------ Exercise material

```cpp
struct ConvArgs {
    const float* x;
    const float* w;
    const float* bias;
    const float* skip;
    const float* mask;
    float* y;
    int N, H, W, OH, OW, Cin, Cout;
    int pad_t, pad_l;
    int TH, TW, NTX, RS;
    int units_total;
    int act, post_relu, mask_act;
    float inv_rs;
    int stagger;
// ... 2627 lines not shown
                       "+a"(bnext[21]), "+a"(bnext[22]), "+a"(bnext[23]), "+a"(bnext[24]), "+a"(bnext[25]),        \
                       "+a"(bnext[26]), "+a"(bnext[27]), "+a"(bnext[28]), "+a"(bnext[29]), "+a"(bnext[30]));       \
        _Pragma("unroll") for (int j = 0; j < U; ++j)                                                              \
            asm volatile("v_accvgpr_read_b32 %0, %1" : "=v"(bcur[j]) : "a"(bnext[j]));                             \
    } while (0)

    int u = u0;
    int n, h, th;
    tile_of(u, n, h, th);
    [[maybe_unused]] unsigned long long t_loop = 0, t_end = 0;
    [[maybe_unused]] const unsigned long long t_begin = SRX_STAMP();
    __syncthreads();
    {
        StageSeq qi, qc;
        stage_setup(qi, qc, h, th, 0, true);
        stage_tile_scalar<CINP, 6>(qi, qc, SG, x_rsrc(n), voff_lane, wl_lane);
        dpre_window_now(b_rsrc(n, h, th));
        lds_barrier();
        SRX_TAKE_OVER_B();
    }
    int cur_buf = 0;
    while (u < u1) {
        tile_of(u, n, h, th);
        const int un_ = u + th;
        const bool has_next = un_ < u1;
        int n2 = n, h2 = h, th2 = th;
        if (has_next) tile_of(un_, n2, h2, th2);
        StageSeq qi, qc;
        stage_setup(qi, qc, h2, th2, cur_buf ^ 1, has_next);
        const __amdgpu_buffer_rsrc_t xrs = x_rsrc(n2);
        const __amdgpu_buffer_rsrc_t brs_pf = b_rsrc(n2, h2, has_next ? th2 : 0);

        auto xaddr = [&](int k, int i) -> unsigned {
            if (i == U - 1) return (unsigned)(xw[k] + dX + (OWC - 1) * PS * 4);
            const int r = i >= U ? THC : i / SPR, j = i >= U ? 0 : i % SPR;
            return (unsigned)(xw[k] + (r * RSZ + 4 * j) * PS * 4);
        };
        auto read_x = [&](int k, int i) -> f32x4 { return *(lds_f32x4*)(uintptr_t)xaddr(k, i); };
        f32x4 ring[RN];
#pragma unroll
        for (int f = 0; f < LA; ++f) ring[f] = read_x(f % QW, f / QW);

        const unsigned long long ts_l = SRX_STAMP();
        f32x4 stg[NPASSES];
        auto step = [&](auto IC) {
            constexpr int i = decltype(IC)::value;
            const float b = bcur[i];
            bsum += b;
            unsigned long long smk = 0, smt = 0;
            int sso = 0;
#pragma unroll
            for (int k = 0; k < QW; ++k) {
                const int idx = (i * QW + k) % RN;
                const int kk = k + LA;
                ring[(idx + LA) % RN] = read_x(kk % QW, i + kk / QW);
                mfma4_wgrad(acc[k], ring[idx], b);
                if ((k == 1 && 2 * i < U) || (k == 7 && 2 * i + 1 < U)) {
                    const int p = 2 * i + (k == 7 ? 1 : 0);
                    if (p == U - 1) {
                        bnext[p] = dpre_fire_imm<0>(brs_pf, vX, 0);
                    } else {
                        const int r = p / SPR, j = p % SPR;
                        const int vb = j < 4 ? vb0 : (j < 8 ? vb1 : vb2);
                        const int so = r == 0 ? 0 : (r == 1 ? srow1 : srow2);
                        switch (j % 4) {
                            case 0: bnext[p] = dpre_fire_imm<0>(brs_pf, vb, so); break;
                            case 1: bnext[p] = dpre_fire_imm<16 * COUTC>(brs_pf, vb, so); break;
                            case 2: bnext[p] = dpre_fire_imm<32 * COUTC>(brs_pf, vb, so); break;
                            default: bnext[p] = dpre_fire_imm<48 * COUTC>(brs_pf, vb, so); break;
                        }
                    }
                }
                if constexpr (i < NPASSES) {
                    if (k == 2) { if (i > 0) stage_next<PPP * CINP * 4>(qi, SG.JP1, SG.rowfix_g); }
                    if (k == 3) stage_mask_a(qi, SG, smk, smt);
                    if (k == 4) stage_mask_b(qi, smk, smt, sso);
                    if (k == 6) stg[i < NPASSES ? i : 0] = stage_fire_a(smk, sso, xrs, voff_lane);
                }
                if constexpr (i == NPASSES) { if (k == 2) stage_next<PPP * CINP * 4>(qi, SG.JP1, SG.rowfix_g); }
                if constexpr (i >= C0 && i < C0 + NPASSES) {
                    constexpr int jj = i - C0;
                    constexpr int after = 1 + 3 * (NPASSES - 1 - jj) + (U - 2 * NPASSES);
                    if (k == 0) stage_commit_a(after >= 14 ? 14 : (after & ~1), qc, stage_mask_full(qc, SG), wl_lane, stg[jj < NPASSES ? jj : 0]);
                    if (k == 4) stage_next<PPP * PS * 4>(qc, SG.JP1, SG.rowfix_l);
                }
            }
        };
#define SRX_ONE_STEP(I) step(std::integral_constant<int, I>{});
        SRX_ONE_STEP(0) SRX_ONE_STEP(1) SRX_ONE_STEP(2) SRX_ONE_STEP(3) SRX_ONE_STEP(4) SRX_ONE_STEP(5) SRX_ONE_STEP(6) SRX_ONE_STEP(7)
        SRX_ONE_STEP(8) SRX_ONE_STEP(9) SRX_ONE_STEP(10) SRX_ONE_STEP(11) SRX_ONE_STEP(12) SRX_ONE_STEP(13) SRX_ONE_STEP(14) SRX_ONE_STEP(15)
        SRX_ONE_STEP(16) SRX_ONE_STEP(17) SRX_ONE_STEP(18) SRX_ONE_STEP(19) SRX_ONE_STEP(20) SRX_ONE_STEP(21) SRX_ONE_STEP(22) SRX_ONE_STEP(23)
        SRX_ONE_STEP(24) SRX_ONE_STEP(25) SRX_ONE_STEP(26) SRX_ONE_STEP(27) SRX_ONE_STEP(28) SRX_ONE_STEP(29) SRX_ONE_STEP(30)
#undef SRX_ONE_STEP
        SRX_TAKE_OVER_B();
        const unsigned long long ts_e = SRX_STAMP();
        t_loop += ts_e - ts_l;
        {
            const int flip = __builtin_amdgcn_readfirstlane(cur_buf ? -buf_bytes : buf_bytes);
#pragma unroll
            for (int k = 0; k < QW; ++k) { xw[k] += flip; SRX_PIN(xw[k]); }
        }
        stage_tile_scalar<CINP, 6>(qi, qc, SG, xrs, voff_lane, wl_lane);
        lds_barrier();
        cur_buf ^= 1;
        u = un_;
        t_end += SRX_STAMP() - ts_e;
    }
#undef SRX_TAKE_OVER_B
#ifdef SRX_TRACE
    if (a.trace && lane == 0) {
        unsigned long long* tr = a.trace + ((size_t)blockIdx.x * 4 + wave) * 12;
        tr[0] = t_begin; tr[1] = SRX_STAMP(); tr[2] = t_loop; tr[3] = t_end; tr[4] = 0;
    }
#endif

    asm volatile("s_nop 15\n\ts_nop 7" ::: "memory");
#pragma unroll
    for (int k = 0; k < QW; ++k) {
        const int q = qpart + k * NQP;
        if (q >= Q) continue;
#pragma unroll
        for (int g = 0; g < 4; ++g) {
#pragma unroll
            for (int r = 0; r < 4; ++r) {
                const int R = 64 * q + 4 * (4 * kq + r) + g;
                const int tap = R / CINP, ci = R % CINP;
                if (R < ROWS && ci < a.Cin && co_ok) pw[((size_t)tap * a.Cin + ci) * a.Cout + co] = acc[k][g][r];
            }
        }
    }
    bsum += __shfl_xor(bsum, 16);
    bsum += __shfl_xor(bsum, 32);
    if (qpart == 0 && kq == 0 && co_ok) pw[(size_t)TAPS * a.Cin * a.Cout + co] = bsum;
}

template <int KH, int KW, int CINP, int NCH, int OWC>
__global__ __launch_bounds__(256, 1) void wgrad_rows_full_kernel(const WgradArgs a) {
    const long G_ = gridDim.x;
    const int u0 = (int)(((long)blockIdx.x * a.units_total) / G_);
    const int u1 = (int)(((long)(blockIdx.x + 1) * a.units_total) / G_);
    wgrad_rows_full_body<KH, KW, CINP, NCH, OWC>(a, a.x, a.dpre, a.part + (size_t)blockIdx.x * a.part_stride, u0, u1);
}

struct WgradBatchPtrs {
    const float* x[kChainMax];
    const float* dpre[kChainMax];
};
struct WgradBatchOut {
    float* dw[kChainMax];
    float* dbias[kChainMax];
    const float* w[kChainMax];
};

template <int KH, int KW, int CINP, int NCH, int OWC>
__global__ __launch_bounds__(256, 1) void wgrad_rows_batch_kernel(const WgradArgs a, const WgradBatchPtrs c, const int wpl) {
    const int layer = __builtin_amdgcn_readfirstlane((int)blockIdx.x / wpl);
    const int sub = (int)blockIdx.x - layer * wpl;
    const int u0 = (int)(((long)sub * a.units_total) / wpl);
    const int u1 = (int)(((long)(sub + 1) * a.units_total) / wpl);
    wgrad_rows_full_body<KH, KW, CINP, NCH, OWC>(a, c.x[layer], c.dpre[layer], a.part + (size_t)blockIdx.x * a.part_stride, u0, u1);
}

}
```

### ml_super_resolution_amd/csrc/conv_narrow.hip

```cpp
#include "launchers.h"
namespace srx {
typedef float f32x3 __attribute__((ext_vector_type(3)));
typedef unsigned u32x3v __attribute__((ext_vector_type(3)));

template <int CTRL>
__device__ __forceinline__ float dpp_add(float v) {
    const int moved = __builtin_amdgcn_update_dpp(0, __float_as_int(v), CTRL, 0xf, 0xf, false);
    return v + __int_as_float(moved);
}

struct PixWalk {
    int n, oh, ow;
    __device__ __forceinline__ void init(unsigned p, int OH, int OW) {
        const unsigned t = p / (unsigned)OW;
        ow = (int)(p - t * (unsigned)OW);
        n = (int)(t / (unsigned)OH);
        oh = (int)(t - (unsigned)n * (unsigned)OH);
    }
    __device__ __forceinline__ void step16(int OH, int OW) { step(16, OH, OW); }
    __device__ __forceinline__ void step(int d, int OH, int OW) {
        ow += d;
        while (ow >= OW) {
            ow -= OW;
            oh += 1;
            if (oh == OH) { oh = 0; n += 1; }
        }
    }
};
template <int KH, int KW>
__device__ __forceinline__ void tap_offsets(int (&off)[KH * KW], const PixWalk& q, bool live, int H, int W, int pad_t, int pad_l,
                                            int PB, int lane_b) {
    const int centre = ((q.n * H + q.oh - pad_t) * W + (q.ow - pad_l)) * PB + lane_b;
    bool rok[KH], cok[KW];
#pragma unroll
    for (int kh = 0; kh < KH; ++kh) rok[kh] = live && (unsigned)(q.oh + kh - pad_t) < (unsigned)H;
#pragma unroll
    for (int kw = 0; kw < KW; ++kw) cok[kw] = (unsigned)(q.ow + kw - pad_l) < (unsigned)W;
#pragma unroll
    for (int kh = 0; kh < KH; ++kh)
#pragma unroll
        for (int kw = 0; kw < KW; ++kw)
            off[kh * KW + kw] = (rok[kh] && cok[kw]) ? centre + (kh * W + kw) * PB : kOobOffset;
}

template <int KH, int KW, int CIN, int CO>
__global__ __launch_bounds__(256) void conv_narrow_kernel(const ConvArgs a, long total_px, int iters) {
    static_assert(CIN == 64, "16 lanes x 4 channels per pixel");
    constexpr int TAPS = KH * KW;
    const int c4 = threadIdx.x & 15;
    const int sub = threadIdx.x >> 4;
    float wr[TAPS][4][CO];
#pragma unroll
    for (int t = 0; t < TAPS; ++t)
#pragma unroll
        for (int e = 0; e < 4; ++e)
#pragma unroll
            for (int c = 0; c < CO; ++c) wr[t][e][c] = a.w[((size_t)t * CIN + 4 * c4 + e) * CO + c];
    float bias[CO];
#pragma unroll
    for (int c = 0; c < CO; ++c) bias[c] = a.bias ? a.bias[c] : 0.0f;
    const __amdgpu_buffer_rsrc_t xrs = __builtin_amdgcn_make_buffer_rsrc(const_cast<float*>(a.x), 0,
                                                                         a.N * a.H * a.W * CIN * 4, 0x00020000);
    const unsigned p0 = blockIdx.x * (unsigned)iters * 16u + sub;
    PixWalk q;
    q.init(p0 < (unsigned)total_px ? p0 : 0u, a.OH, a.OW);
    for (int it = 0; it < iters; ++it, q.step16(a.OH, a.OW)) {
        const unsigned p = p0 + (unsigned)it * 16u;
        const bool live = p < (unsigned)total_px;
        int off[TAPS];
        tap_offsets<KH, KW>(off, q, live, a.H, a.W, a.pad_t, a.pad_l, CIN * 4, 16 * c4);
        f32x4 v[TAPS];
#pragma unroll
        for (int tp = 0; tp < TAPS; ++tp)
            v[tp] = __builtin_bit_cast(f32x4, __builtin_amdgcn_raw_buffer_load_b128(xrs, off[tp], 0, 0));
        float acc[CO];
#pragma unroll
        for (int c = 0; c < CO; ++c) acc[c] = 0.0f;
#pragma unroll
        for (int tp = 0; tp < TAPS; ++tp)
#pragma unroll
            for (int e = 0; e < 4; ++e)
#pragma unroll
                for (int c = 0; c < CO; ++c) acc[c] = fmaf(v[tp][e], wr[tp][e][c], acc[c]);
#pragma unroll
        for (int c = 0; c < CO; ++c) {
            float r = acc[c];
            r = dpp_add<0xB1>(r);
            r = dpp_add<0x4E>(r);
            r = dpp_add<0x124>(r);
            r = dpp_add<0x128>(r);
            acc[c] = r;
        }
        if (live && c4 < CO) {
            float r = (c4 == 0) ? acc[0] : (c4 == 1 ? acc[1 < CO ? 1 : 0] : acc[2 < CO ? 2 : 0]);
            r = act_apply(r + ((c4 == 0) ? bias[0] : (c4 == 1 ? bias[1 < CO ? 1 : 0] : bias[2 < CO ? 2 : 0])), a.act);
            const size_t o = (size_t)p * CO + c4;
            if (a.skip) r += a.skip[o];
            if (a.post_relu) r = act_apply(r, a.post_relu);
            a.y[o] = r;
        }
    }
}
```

------------

■ Instructions to follow
Only the number is wanted: how many lines above include the word "return"?

■ Solution
4